(Records excerpted from a collection)
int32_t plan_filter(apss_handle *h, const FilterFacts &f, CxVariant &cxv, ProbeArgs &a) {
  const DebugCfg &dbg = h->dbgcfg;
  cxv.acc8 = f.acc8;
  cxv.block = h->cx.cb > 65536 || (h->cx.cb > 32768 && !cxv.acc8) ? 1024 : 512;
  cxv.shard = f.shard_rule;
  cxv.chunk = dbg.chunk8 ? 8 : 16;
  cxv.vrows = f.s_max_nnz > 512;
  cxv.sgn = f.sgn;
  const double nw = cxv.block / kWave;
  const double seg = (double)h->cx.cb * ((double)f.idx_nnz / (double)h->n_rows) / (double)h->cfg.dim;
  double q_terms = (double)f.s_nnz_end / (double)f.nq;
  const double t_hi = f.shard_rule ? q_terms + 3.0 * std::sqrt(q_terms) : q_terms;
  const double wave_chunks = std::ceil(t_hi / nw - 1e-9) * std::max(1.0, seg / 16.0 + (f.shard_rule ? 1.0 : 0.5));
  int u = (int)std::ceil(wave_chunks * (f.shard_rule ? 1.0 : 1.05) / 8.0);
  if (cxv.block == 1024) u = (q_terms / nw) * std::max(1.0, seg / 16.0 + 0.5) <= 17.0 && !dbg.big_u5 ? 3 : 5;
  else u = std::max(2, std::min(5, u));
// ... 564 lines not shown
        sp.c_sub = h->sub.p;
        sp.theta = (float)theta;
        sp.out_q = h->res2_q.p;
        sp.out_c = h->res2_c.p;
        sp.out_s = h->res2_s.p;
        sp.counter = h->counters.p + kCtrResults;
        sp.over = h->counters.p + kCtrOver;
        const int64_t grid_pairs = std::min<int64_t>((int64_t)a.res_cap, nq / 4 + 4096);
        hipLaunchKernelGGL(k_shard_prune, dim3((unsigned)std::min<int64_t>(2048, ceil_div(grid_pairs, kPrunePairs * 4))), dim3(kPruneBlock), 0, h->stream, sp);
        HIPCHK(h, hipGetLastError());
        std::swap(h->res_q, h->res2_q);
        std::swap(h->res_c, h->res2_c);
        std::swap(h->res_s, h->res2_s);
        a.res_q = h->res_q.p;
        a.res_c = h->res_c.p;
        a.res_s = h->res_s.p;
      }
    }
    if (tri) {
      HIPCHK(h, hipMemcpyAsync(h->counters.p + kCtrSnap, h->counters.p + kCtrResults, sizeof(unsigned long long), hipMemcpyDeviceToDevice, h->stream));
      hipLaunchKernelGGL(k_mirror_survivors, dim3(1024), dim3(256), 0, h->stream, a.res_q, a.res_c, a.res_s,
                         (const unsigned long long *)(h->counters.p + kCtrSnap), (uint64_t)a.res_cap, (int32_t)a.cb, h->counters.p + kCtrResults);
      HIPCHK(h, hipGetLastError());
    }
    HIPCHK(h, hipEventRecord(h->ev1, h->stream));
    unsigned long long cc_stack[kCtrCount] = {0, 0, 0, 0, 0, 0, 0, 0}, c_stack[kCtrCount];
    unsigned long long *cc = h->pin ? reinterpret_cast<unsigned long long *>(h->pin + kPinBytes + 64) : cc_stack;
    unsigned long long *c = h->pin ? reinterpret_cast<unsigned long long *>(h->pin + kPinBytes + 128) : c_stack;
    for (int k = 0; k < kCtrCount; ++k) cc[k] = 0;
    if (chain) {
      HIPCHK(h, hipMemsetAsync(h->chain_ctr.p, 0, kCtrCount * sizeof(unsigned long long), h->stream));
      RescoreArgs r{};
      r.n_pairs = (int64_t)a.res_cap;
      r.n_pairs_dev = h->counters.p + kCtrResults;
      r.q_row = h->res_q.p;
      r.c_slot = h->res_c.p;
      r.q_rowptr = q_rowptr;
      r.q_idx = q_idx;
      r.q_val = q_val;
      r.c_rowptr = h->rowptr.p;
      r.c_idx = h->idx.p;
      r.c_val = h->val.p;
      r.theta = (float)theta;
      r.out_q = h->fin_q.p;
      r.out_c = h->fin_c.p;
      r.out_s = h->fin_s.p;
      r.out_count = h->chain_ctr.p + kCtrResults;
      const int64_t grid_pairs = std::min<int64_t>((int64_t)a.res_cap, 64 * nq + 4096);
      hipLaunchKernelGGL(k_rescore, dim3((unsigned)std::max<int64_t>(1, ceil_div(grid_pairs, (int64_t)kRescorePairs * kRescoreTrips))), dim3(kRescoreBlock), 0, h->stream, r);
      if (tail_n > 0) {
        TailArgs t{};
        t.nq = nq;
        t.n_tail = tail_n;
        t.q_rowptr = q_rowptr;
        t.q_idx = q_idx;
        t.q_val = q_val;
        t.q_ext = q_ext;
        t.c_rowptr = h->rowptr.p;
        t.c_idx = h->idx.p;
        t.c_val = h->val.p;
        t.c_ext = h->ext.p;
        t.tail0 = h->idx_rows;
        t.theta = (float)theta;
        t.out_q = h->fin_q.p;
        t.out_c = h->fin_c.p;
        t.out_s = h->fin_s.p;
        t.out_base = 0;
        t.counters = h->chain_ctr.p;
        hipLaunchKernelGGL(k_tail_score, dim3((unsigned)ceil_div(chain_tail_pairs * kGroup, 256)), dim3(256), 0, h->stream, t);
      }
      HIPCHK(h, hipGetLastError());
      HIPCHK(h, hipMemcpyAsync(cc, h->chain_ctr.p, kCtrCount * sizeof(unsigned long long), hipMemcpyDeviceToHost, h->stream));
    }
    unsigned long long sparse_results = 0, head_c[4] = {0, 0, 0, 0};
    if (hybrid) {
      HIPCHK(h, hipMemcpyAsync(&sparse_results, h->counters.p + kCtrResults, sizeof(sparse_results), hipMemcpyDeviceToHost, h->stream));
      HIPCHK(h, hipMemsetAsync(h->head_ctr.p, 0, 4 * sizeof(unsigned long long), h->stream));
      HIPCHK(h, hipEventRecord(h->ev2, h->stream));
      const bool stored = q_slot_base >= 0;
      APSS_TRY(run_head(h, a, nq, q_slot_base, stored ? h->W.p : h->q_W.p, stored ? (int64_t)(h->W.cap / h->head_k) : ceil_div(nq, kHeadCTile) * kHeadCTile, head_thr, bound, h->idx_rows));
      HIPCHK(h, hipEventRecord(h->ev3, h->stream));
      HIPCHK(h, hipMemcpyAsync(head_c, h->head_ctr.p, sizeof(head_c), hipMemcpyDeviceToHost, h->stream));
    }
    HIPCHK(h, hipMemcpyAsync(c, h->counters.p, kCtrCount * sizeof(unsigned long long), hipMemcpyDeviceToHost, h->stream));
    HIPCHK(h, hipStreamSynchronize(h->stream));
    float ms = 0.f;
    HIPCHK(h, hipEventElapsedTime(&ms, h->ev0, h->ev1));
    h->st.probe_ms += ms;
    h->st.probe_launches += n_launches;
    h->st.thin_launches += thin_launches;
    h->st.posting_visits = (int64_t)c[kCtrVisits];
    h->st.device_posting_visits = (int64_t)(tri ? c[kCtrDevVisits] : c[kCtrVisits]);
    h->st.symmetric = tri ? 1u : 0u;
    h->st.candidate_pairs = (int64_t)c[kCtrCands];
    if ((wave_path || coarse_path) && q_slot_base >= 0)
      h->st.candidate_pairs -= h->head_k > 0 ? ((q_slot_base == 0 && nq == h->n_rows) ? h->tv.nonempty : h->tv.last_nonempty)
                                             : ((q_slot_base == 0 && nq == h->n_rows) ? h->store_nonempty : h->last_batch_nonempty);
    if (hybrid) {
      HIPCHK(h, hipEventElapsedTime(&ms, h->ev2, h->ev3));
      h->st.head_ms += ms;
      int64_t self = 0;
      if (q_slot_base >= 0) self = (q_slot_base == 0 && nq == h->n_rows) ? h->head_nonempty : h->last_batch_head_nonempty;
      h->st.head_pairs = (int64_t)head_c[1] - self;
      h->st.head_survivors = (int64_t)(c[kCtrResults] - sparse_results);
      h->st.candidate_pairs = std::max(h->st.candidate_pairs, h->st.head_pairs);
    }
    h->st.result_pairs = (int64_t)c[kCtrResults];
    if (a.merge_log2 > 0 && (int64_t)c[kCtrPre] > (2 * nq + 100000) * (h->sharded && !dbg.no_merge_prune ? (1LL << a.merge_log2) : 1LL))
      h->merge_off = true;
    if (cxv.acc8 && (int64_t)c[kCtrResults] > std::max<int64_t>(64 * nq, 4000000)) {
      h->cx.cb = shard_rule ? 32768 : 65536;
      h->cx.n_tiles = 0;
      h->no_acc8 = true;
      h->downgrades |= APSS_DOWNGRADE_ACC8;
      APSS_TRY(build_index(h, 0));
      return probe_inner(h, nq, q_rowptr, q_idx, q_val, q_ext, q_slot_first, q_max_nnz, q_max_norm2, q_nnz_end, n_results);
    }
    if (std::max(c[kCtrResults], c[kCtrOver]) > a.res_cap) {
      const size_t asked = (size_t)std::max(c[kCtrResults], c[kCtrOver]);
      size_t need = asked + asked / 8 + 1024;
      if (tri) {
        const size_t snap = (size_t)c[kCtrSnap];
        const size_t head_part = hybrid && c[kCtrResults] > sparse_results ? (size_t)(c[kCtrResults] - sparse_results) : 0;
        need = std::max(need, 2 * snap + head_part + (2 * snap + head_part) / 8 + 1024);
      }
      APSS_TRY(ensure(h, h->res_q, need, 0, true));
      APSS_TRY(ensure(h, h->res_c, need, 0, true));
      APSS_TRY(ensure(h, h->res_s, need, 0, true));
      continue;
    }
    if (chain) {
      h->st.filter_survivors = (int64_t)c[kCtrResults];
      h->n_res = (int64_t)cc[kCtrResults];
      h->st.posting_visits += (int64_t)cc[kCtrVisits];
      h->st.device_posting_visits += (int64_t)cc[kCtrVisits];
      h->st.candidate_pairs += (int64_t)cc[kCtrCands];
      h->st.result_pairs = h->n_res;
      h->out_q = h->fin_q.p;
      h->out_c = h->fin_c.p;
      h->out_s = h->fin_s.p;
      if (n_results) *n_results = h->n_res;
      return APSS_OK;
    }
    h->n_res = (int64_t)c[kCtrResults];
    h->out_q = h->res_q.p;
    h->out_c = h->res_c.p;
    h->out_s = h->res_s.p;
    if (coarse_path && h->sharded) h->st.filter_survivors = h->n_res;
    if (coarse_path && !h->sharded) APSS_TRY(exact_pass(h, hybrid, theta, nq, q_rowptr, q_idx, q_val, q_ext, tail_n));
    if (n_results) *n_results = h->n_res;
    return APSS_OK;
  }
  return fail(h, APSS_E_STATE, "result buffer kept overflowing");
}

...

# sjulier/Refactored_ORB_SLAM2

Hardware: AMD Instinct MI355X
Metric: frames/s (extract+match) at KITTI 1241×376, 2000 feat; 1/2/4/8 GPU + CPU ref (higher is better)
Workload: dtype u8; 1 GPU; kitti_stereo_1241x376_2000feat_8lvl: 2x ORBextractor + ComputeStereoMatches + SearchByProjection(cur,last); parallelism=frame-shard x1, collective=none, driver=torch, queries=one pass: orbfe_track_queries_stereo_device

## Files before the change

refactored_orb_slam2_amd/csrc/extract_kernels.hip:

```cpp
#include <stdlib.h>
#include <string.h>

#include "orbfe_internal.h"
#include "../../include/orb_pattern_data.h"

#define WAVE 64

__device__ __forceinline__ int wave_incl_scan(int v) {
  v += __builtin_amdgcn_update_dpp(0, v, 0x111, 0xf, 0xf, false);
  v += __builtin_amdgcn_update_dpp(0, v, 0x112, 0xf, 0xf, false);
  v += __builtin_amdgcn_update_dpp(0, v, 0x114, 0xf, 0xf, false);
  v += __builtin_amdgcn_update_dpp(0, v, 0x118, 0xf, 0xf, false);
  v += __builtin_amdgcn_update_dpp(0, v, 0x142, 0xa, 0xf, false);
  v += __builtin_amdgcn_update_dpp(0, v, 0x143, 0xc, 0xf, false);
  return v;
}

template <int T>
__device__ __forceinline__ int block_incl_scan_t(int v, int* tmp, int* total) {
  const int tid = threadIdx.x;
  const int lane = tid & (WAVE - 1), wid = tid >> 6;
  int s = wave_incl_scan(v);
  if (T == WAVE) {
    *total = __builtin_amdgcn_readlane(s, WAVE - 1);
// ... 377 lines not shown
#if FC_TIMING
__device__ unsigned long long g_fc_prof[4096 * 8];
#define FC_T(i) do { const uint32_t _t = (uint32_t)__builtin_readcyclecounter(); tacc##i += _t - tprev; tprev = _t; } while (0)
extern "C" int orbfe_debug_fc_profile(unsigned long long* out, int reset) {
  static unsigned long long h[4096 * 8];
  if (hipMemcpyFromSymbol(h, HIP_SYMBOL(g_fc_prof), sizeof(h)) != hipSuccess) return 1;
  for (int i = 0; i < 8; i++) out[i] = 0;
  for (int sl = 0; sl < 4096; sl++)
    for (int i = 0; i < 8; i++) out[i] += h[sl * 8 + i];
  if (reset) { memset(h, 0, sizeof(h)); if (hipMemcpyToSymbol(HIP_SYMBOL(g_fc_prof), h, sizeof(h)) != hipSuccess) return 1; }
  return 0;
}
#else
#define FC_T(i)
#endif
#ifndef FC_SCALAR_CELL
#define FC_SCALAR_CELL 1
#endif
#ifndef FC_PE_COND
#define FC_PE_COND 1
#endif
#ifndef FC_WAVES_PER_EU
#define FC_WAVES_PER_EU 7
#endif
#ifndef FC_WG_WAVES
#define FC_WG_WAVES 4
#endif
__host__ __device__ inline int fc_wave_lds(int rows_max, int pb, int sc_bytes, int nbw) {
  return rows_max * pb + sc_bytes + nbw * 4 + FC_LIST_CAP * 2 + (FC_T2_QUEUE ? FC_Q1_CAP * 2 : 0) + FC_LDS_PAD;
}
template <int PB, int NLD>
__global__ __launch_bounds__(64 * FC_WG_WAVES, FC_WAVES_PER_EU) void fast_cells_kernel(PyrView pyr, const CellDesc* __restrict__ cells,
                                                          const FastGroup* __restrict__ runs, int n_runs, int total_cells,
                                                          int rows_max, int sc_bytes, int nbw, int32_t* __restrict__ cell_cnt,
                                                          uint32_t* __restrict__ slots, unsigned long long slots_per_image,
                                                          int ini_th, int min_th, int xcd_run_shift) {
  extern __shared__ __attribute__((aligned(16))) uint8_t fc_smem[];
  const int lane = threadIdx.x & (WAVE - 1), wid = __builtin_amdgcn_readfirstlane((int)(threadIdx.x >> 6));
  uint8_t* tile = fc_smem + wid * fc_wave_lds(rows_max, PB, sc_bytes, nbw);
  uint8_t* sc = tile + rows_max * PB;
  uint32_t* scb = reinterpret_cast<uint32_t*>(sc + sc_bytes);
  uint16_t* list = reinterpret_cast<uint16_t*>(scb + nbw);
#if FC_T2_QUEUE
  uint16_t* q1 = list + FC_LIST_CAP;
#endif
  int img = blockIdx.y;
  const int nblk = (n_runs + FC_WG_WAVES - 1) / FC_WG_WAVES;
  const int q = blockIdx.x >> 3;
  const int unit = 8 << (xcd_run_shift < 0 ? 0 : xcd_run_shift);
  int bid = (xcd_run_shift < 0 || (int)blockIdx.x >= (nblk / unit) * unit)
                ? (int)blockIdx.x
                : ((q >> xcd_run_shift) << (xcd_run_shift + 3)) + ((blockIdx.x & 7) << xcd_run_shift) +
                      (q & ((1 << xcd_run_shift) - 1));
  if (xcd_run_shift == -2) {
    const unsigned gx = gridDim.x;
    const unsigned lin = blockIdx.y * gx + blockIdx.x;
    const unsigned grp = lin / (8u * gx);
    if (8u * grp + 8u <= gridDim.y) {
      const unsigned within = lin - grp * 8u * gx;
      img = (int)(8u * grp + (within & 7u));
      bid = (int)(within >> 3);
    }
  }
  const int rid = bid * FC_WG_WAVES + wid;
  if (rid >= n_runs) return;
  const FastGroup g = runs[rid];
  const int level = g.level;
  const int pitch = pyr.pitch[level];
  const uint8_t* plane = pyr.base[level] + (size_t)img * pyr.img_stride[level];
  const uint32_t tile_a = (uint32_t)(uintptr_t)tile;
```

==

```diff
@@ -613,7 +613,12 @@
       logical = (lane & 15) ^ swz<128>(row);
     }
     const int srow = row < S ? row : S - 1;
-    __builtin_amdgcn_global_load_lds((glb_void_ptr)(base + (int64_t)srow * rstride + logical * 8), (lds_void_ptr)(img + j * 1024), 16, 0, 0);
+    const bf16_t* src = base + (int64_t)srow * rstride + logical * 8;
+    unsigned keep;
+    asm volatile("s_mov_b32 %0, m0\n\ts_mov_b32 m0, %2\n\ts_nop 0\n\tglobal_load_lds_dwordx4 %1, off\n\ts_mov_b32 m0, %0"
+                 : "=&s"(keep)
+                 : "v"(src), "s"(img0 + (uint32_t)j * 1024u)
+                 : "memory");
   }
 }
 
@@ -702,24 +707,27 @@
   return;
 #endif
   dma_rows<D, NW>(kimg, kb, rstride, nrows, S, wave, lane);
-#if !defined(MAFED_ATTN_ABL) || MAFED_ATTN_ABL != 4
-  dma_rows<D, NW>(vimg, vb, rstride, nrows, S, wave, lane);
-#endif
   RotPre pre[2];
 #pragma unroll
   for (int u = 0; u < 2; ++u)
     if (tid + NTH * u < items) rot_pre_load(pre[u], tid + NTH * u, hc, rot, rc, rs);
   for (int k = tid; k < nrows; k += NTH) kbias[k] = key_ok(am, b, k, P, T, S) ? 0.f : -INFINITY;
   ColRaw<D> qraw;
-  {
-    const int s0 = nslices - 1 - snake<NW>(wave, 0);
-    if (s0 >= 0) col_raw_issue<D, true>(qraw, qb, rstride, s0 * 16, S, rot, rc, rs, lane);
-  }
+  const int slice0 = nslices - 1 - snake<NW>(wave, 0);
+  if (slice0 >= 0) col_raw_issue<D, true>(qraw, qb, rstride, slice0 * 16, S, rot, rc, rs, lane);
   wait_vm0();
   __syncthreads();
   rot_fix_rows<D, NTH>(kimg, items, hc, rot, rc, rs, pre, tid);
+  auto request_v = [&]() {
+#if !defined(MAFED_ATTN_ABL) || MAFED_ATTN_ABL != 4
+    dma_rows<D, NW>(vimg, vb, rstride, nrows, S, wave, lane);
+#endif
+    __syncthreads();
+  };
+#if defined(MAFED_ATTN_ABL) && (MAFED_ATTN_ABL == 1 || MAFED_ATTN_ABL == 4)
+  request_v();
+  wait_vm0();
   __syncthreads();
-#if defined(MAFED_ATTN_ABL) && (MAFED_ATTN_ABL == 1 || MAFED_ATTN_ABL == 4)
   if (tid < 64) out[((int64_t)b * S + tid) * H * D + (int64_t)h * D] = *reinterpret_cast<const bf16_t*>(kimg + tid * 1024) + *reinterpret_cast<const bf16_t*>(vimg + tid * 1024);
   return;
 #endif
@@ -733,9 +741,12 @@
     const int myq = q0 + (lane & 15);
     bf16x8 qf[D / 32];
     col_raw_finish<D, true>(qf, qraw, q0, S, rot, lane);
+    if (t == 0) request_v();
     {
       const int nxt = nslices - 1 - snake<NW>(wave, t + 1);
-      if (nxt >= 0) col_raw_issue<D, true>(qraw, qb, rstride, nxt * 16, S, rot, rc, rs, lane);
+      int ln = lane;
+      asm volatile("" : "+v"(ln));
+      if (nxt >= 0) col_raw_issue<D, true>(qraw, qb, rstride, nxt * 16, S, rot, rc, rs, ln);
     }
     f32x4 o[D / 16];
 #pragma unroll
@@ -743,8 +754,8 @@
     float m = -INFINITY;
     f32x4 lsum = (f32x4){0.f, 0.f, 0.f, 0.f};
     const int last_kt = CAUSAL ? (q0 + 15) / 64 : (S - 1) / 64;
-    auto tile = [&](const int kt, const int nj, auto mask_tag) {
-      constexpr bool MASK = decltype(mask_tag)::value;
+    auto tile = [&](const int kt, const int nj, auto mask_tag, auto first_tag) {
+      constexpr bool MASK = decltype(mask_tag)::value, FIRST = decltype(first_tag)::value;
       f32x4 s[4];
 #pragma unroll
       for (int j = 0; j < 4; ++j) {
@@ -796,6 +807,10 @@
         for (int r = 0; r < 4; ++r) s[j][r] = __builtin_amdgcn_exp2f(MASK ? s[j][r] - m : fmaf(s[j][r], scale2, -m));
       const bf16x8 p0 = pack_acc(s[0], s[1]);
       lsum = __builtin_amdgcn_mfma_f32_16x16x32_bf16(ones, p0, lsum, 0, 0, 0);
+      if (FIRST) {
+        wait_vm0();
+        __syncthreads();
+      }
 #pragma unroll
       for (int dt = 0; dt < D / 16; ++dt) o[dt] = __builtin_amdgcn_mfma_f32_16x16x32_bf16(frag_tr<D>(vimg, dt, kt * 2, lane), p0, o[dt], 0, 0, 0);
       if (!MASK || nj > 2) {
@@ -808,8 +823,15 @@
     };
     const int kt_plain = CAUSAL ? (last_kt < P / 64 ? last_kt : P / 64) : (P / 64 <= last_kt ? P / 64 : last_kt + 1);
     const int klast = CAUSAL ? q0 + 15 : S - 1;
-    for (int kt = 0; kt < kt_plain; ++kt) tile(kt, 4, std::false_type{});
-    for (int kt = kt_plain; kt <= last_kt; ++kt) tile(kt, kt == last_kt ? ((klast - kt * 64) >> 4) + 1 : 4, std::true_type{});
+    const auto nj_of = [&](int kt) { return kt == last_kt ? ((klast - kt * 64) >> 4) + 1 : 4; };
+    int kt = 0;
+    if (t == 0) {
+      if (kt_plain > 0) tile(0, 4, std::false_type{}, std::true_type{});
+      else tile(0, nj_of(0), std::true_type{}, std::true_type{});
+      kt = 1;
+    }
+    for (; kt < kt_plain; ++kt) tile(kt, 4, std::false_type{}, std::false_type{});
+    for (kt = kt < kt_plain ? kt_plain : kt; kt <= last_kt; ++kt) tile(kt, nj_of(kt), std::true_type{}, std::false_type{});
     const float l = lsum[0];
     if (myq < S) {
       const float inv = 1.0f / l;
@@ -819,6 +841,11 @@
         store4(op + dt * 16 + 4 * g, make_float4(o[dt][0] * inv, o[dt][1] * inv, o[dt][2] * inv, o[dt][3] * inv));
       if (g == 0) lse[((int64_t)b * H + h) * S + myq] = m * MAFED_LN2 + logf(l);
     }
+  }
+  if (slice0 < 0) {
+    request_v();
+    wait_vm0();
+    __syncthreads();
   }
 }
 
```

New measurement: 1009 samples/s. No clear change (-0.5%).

## Work to be completed
Out of the data above, give again only the lines starting at the one holding "int32_t plan_filter(apss_handle *h, const" and ending at the one holding "sp.c_sub = h->sub.p;", unchanged.

## Response to the exercise
int32_t plan_filter(apss_handle *h, const FilterFacts &f, CxVariant &cxv, ProbeArgs &a) {
  const DebugCfg &dbg = h->dbgcfg;
  cxv.acc8 = f.acc8;
  cxv.block = h->cx.cb > 65536 || (h->cx.cb > 32768 && !cxv.acc8) ? 1024 : 512;
  cxv.shard = f.shard_rule;
  cxv.chunk = dbg.chunk8 ? 8 : 16;
  cxv.vrows = f.s_max_nnz > 512;
  cxv.sgn = f.sgn;
  const double nw = cxv.block / kWave;
  const double seg = (double)h->cx.cb * ((double)f.idx_nnz / (double)h->n_rows) / (double)h->cfg.dim;
  double q_terms = (double)f.s_nnz_end / (double)f.nq;
  const double t_hi = f.shard_rule ? q_terms + 3.0 * std::sqrt(q_terms) : q_terms;
  const double wave_chunks = std::ceil(t_hi / nw - 1e-9) * std::max(1.0, seg / 16.0 + (f.shard_rule ? 1.0 : 0.5));
  int u = (int)std::ceil(wave_chunks * (f.shard_rule ? 1.0 : 1.05) / 8.0);
  if (cxv.block == 1024) u = (q_terms / nw) * std::max(1.0, seg / 16.0 + 0.5) <= 17.0 && !dbg.big_u5 ? 3 : 5;
  else u = std::max(2, std::min(5, u));
// ... 564 lines not shown
        sp.c_sub = h->sub.p;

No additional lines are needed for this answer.